-                __syncthreads();
-                slot ^= 1;
             }
             finish(np);
         }
+        asm volatile("s_waitcnt lgkmcnt(0)" ::: "memory");
+        __builtin_amdgcn_s_barrier();
     };
     auto xo_store4 = [&](int r, int n, uint2 v) {
         const int ls = n >> 3, ps = (ls & ~7) | ((ls & 7) ^ (r & 7));
@@ -143,19 +178,17 @@
     };
 
     XA_STAMP(1);
-    float4 ccs[NI], cbb[NI];
-    projection(p.wq, 0,
+#pragma unroll
+    for (int np = 0; np < NP; ++np)
+#pragma unroll
+        for (int j = 0; j < NI; ++j) { xa_pin(ccs[np][j]); xa_pin(cbb[np][j]); }
+#pragma unroll
+    for (int i = 0; i < MI; ++i) { xa_pin(lrstd[i]); xa_pin(lrmu[i]); }
+    projection(p.wq, p.wq_blk,
         [&](int np) {
 #pragma unroll
             for (int j = 0; j < NI; ++j) {
-                const int n = np * NH + wn * TN + j * 16 + 4 * fq;
-                ccs[j] = *(const float4*)(p.q_colsum + n); cbb[j] = *(const float4*)(p.q_bias + n);
-            }
-        },
-        [&](int np) {
-#pragma unroll
-            for (int j = 0; j < NI; ++j) {
-                const float4 cs = ccs[j], bb = cbb[j];
+                const f32x4_t cs = ccs[np][j], bb = cbb[np][j];
 #pragma unroll
                 for (int i = 0; i < MI; ++i)
                     pk[np][i][j] = make_uint2(pack_bf16x2(fmaf(acc[i][j][0], lrstd[i], fmaf(-lrmu[i], cs.x, bb.x)), fmaf(acc[i][j][1], lrstd[i], fmaf(-lrmu[i], cs.y, bb.y))),
@@ -224,73 +257,98 @@
     };
     const int qr = (wave % RF) * 16 + fr;
     const int hg = wave / RF;
-    auto attend = [&](int h, const char* kb, const char* vb) {
-        bf16x8_t qf[KSQ];
-#pragma unroll
-        for (int ks = 0; ks < KSQ; ++ks) {
-            const int ls = (h * D + ks * 32 + fq * 8) >> 3;
-            xa_u32x4 raw = {0u, 0u, 0u, 0u};
-            if (ks * 32 + fq * 8 < D) raw = *(const xa_u32x4*)(xo + qr * ROWB + (((ls & ~7) | ((ls & 7) ^ (qr & 7))) << 4));
-            qf[ks] = __builtin_bit_cast(bf16x8_t, raw);
-        }
-        f32x4_t s[NKF];
-#pragma unroll
-        for (int jk = 0; jk < NKF; ++jk) {
-            s[jk] = f32x4_t{0.f, 0.f, 0.f, 0.f};
-#pragma unroll
-            for (int ks = 0; ks < KSQ; ++ks) {
-                xa_u32x4 kraw = *(const xa_u32x4*)(kb + (jk * 16 + fr) * KROW + ks * 64 + fq * 16);
-                if (ks * 32 + fq * 8 >= DV * 16) kraw = xa_u32x4{0u, 0u, 0u, 0u};
-                s[jk] = GYRE_MFMA_16x16x32(__builtin_bit_cast(bf16x8_t, kraw), qf[ks], s[jk], 0, 0, 0);
-            }
-        }
-        float mx = -1e30f;
+    auto attend = [&](auto ne_c, int h0, const char* kb, const char* vb) {
+        constexpr int NE = decltype(ne_c)::value;
+        bf16x8_t qf[NE][KSQ];
+#pragma unroll
+        for (int ks = 0; ks < KSQ; ++ks)
+#pragma unroll
+            for (int e = 0; e < NE; ++e) {
+                const int ls = ((h0 + e) * D + ks * 32 + fq * 8) >> 3;
+                xa_u32x4 raw = {0u, 0u, 0u, 0u};
+                if (ks * 32 + fq * 8 < D) raw = *(const xa_u32x4*)(xo + qr * ROWB + (((ls & ~7) | ((ls & 7) ^ (qr & 7))) << 4));
+                qf[e][ks] = __builtin_bit_cast(bf16x8_t, raw);
+            }
+        f32x4_t s[NE][NKF];
+#pragma unroll
+        for (int jk = 0; jk < NKF; ++jk)
+#pragma unroll
+            for (int e = 0; e < NE; ++e) {
+                s[e][jk] = f32x4_t{0.f, 0.f, 0.f, 0.f};
+#pragma unroll
+                for (int ks = 0; ks < KSQ; ++ks) {
+                    xa_u32x4 kraw = *(const xa_u32x4*)(kb + e * HEAD_BYTES + (jk * 16 + fr) * KROW + ks * 64 + fq * 16);
+                    if (ks * 32 + fq * 8 >= DV * 16) kraw = xa_u32x4{0u, 0u, 0u, 0u};
+                    s[e][jk] = GYRE_MFMA_16x16x32(__builtin_bit_cast(bf16x8_t, kraw), qf[e][ks], s[e][jk], 0, 0, 0);
+                }
+            }
+        float mx[NE], l[NE];
+#pragma unroll
+        for (int e = 0; e < NE; ++e) mx[e] = -1e30f;
 #pragma unroll
         for (int jk = 0; jk < NKF; ++jk) {
             if ((jk + 1) * 16 > p.Nk) {
 #pragma unroll
-                for (int e = 0; e < 4; ++e)
-                    if (jk * 16 + 4 * fq + e >= p.Nk) s[jk][e] = -1e30f;
-            }
-            mx = fmaxf(mx, fmaxf(fmaxf(s[jk][0], s[jk][1]), fmaxf(s[jk][2], s[jk][3])));
-        }
-        mx = fmaxf(mx, __shfl_xor(mx, 16));
-        mx = fmaxf(mx, __shfl_xor(mx, 32));
-        float l = 0.f;
-#pragma unroll
-        for (int jk = 0; jk < NKF; ++jk)
-#pragma unroll
-            for (int e = 0; e < 4; ++e) { s[jk][e] = __builtin_amdgcn_exp2f(s[jk][e] - mx); l += s[jk][e]; }
-        l += __shfl_xor(l, 16);
-        l += __shfl_xor(l, 32);
-        f32x4_t o[DV];
-#pragma unroll
-        for (int di = 0; di < DV; ++di) o[di] = f32x4_t{0.f, 0.f, 0.f, 0.f};
+                for (int e = 0; e < NE; ++e)
+#pragma unroll
+                    for (int c = 0; c < 4; ++c)
+                        if (jk * 16 + 4 * fq + c >= p.Nk) s[e][jk][c] = -1e30f;
+            }
+#pragma unroll
+            for (int e = 0; e < NE; ++e) mx[e] = fmaxf(mx[e], fmaxf(fmaxf(s[e][jk][0], s[e][jk][1]), fmaxf(s[e][jk][2], s[e][jk][3])));
+        }
+#pragma unroll
+        for (int e = 0; e < NE; ++e) mx[e] = fmaxf(mx[e], __shfl_xor(mx[e], 16));
+#pragma unroll
+        for (int e = 0; e < NE; ++e) mx[e] = fmaxf(mx[e], __shfl_xor(mx[e], 32));
+#pragma unroll
+        for (int e = 0; e < NE; ++e) {
+            l[e] = 0.f;
+#pragma unroll
+            for (int jk = 0; jk < NKF; ++jk)
+#pragma unroll
+                for (int c = 0; c < 4; ++c) { s[e][jk][c] = __builtin_amdgcn_exp2f(s[e][jk][c] - mx[e]); l[e] += s[e][jk][c]; }
+        }
+#pragma unroll
+        for (int e = 0; e < NE; ++e) l[e] += __shfl_xor(l[e], 16);
+#pragma unroll
+        for (int e = 0; e < NE; ++e) l[e] += __shfl_xor(l[e], 32);
+        f32x4_t o[NE][DV];
+#pragma unroll
+        for (int e = 0; e < NE; ++e)
+#pragma unroll
+            for (int di = 0; di < DV; ++di) o[e][di] = f32x4_t{0.f, 0.f, 0.f, 0.f};
 #pragma unroll
         for (int t = 0; t < (NKF + 1) / 2; ++t) {
             constexpr int nkf_c = NKF;
             const bool second = 2 * t + 1 < nkf_c;
             const int t1 = second ? 2 * t + 1 : 0;
-            xa_u32x4 pw;
-            pw.x = pack_bf16x2(s[2 * t][0], s[2 * t][1]); pw.y = pack_bf16x2(s[2 * t][2], s[2 * t][3]);
-            pw.z = second ? pack_bf16x2(s[t1][0], s[t1][1]) : 0u;
-            pw.w = second ? pack_bf16x2(s[t1][2], s[t1][3]) : 0u;
-            const bf16x8_t pf = __builtin_bit_cast(bf16x8_t, pw);
+#pragma unroll
+            for (int e = 0; e < NE; ++e) {
+                xa_u32x4 pw;
+                pw.x = pack_bf16x2(s[e][2 * t][0], s[e][2 * t][1]); pw.y = pack_bf16x2(s[e][2 * t][2], s[e][2 * t][3]);
+                pw.z = second ? pack_bf16x2(s[e][t1][0], s[e][t1][1]) : 0u;
+                pw.w = second ? pack_bf16x2(s[e][t1][2], s[e][t1][3]) : 0u;
+                const bf16x8_t pf = __builtin_bit_cast(bf16x8_t, pw);
+#pragma unroll
+                for (int di = 0; di < DV; ++di) {
+                    const char* vrow = vb + e * HEAD_BYTES + (di * 16 + fr) * VROW + (32 * t + 4 * fq) * 2;
+                    const uint2 v0 = *(const uint2*)vrow;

•••••

Show all lines in the records above that hold "KROW".

=== Result ===
-                xa_u32x4 kraw = *(const xa_u32x4*)(kb + (jk * 16 + fr) * KROW + ks * 64 + fq * 16);
+                    xa_u32x4 kraw = *(const xa_u32x4*)(kb + e * HEAD_BYTES + (jk * 16 + fr) * KROW + ks * 64 + fq * 16);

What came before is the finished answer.